**Data for the task**
━━━━━━━━━━━━━━━━━━━━━━━━━━━━━━

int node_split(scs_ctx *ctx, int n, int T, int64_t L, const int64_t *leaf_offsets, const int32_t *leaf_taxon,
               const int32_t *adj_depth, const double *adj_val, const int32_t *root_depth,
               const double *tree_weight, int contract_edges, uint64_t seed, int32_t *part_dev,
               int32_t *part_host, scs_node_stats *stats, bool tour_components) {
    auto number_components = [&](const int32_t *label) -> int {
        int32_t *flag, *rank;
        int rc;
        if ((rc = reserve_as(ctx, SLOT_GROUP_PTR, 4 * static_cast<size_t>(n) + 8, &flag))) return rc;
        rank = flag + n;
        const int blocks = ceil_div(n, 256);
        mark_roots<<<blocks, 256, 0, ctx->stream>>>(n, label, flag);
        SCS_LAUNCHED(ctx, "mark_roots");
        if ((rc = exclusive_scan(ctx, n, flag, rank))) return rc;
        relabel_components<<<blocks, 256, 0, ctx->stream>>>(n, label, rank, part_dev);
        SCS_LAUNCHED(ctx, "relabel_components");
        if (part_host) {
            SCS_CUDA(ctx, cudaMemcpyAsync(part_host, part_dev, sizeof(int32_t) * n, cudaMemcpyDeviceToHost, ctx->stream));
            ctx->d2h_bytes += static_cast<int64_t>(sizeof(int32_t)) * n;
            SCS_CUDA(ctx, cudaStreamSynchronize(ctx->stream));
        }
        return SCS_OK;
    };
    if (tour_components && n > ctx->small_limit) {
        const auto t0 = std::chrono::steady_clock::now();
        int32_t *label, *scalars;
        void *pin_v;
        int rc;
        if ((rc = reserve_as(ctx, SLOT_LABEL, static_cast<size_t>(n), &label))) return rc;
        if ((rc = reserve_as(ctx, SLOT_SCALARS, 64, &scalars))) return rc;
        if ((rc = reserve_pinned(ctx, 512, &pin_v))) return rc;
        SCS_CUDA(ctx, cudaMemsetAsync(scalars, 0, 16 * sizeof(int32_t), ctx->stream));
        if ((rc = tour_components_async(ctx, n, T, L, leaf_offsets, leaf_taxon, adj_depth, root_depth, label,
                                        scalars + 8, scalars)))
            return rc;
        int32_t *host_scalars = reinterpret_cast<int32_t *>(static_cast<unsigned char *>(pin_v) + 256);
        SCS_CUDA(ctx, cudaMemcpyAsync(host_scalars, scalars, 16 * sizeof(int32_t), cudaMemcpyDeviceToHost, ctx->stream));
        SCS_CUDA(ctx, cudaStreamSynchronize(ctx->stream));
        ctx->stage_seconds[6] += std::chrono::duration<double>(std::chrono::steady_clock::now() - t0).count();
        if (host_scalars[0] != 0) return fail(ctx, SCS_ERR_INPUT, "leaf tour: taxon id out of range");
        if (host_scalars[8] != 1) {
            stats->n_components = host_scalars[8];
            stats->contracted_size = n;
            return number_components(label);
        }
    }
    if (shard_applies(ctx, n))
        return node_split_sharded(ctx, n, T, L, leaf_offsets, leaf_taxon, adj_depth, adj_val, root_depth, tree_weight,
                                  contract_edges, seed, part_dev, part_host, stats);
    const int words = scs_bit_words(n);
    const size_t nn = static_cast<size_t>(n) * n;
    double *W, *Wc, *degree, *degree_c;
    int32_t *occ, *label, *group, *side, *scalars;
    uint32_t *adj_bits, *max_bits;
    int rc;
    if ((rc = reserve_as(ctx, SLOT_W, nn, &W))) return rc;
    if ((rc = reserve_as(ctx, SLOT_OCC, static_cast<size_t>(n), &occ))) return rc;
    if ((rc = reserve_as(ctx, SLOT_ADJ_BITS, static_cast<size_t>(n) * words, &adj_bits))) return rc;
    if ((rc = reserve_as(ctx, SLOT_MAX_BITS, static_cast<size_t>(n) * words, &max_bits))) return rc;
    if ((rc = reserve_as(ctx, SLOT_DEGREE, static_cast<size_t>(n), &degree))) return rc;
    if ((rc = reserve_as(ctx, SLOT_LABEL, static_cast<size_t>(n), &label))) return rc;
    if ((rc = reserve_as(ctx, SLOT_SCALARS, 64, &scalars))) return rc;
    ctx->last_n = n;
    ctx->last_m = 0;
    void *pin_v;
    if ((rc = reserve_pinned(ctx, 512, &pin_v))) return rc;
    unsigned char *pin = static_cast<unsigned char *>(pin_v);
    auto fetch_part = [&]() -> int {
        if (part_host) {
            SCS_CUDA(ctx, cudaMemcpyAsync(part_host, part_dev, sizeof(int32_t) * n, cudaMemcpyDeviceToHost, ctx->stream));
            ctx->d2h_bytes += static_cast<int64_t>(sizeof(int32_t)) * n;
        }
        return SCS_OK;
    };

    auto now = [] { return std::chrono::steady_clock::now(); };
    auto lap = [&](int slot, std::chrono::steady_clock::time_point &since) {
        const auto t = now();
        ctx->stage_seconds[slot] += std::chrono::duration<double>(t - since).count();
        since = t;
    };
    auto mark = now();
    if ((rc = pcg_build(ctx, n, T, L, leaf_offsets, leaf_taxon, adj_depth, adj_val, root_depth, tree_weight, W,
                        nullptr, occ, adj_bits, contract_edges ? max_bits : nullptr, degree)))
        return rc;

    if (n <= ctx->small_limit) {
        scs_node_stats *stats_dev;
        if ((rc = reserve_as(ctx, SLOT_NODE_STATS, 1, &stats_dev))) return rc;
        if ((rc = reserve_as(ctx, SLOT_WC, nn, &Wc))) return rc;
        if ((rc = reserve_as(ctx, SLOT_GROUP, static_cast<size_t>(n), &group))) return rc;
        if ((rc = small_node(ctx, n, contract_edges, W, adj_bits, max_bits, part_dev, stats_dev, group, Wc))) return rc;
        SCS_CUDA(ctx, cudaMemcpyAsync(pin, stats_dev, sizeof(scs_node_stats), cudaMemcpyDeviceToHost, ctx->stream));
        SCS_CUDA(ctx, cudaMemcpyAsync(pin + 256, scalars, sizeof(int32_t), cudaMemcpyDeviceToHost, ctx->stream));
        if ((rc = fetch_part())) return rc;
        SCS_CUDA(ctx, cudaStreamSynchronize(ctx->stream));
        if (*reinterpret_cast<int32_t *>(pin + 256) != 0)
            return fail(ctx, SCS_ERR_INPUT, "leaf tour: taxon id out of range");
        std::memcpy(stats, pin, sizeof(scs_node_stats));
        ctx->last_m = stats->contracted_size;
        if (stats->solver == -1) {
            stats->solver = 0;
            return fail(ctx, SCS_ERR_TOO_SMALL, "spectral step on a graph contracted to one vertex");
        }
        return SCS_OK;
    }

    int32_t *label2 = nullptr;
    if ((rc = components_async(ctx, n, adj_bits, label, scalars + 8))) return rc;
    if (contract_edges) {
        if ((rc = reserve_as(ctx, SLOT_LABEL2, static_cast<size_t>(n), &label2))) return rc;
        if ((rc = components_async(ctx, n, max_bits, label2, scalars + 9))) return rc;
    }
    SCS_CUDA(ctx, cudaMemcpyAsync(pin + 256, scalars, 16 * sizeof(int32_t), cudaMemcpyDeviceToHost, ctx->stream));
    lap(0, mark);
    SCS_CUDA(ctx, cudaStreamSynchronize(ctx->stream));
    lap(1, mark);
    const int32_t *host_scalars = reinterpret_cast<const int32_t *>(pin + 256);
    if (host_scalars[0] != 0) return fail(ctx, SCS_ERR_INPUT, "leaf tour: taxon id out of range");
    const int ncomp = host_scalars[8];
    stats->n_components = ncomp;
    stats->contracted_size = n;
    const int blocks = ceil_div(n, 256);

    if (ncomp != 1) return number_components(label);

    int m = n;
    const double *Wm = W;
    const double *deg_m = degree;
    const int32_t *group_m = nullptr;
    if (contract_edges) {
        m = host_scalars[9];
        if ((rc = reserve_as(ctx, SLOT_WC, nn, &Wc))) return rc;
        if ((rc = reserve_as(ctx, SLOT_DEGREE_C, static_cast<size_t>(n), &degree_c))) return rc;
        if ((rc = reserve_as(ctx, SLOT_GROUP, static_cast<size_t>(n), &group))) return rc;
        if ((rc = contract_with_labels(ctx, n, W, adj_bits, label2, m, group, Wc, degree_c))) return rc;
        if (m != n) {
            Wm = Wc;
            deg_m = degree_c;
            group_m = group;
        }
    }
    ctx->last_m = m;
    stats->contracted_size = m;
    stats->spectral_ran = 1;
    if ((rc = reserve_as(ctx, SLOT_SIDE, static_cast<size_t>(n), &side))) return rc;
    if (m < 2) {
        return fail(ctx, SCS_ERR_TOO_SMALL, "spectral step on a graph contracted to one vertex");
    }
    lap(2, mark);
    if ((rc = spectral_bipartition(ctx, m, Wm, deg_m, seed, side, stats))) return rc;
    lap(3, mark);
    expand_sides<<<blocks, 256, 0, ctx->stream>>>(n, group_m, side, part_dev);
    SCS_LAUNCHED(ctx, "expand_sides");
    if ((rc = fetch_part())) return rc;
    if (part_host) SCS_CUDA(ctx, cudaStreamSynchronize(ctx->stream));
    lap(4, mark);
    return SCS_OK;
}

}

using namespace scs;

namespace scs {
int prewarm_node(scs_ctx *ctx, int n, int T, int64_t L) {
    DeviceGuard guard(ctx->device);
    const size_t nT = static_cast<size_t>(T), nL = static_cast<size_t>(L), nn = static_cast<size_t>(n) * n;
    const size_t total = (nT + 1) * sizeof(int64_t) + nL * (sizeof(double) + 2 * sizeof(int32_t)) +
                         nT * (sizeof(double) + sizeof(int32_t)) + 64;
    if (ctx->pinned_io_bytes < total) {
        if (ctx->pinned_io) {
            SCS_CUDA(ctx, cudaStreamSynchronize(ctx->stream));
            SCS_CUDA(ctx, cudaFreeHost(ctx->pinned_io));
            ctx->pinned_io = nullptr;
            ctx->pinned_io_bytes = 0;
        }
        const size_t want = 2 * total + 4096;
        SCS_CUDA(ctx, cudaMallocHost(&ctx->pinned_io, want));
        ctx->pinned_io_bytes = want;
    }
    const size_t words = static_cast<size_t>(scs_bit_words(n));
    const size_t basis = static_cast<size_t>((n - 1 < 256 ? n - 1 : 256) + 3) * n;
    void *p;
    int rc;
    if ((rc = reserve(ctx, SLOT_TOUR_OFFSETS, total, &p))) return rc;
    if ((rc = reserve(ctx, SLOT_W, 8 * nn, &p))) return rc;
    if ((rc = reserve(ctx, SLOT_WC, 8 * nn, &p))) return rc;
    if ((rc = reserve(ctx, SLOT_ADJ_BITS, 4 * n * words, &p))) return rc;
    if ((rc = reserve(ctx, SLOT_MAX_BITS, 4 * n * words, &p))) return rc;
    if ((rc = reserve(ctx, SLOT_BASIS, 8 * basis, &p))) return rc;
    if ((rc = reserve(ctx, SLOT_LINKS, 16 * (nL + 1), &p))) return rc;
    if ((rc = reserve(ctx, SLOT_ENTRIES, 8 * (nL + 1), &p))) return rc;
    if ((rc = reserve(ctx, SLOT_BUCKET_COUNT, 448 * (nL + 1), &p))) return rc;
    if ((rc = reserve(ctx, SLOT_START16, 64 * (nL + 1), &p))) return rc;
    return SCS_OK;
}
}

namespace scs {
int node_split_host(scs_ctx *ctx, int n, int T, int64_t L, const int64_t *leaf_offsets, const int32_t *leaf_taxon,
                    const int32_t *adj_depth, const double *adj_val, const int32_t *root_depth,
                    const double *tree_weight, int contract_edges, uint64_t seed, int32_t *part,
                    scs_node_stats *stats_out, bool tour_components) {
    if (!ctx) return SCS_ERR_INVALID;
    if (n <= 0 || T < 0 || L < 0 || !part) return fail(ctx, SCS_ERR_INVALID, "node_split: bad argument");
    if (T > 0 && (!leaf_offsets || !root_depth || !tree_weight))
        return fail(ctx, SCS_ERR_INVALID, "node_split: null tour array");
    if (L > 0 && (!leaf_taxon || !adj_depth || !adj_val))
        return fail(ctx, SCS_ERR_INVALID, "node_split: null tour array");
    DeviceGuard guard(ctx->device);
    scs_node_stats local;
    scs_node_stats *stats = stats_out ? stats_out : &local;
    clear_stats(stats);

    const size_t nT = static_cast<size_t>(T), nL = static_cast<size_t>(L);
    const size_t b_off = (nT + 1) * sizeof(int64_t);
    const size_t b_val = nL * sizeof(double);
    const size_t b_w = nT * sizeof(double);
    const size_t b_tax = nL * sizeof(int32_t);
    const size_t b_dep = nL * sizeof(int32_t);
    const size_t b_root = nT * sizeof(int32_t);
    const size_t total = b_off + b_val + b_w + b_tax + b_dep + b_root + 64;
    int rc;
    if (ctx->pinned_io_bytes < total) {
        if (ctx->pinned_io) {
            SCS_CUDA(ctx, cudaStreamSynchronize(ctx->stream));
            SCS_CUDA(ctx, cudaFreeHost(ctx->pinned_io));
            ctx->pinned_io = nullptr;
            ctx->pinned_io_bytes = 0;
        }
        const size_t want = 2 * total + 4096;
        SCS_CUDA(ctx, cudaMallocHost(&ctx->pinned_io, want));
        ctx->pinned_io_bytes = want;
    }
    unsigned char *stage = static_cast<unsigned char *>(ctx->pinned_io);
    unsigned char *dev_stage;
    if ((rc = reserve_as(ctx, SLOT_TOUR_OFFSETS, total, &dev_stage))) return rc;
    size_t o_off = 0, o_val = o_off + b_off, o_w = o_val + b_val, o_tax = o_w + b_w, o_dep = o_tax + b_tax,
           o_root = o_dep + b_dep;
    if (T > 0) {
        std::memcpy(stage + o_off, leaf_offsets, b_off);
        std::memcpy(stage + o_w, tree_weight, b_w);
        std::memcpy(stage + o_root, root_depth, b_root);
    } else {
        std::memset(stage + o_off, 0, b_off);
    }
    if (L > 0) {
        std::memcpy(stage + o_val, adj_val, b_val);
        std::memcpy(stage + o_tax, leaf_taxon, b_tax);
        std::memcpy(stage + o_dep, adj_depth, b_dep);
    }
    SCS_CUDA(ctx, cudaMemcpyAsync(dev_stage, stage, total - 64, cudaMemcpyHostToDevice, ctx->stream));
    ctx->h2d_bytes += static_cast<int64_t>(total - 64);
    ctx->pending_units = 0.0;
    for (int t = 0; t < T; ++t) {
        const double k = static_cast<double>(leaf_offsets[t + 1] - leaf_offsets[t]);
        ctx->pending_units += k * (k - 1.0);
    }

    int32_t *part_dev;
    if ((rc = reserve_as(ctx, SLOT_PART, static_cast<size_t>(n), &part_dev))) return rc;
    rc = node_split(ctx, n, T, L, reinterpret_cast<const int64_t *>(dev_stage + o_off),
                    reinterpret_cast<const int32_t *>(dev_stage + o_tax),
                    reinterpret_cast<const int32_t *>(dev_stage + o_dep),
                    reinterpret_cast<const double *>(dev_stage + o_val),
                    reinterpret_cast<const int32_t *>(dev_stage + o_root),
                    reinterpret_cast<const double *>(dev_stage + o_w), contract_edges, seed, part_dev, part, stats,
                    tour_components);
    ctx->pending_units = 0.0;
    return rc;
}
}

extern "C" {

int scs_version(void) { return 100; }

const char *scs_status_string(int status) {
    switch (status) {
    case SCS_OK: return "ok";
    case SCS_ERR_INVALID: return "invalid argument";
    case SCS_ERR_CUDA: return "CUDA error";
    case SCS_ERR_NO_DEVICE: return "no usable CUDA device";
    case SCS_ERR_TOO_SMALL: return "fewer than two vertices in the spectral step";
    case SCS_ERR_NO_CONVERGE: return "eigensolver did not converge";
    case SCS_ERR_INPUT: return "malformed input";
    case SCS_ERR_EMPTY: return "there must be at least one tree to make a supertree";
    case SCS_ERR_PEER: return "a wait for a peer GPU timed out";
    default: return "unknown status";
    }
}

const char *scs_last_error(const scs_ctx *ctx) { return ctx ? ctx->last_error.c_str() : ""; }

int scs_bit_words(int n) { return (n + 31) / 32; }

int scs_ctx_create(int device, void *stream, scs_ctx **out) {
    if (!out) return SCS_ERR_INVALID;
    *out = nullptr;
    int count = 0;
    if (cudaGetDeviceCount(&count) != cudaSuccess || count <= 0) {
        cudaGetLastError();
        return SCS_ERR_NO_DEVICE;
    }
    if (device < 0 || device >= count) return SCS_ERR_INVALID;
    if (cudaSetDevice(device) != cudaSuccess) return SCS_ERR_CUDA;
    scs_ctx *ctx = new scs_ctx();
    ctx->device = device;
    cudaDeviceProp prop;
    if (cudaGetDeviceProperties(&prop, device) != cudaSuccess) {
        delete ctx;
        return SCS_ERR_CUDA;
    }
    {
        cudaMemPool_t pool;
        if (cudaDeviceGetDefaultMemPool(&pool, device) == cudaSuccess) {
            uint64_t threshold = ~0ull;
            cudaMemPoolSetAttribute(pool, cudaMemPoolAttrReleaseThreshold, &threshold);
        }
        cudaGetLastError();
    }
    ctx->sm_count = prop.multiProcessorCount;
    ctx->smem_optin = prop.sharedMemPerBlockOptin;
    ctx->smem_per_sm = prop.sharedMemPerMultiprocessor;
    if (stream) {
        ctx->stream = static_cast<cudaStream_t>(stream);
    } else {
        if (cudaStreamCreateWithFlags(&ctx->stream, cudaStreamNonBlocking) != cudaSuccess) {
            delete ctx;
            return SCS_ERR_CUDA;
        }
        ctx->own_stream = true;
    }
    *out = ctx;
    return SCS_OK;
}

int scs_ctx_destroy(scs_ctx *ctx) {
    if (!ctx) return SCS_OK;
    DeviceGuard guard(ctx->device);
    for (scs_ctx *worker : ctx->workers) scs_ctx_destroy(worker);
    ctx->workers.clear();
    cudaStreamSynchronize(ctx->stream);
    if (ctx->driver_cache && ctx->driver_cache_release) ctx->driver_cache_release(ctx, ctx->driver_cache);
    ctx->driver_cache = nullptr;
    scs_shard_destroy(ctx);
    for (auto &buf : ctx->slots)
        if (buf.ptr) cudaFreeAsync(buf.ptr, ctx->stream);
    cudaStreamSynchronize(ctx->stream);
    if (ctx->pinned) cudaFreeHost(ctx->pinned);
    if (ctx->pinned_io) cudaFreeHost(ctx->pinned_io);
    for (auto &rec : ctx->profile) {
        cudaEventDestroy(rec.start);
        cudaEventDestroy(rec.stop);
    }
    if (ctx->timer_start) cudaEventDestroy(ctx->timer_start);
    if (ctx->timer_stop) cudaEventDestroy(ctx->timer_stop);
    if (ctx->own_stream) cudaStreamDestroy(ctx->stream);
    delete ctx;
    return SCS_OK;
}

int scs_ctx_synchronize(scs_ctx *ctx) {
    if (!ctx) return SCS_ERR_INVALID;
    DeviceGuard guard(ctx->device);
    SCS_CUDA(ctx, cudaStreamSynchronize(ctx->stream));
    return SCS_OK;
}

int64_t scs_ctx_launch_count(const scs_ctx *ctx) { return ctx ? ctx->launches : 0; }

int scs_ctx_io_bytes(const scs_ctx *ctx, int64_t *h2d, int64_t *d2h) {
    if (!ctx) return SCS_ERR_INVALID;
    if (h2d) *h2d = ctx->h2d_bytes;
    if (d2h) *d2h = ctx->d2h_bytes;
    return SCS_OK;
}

━━━━━━━━━━━━━━━━━━━━━━━━━━━━━━

**Prompt**
Output exactly the lines of the material above from the one containing "const size_t total = (nT" up to and including the one containing "if ((rc = reserve(ctx, SLOT_WC, 8".

**Your solution**
    const size_t total = (nT + 1) * sizeof(int64_t) + nL * (sizeof(double) + 2 * sizeof(int32_t)) +
                         nT * (sizeof(double) + sizeof(int32_t)) + 64;
    if (ctx->pinned_io_bytes < total) {
        if (ctx->pinned_io) {
            SCS_CUDA(ctx, cudaStreamSynchronize(ctx->stream));
            SCS_CUDA(ctx, cudaFreeHost(ctx->pinned_io));
            ctx->pinned_io = nullptr;
            ctx->pinned_io_bytes = 0;
        }
        const size_t want = 2 * total + 4096;
        SCS_CUDA(ctx, cudaMallocHost(&ctx->pinned_io, want));
        ctx->pinned_io_bytes = want;
    }
    const size_t words = static_cast<size_t>(scs_bit_words(n));
    const size_t basis = static_cast<size_t>((n - 1 < 256 ? n - 1 : 256) + 3) * n;
    void *p;
    int rc;
    if ((rc = reserve(ctx, SLOT_TOUR_OFFSETS, total, &p))) return rc;
    if ((rc = reserve(ctx, SLOT_W, 8 * nn, &p))) return rc;
    if ((rc = reserve(ctx, SLOT_WC, 8 * nn, &p))) return rc;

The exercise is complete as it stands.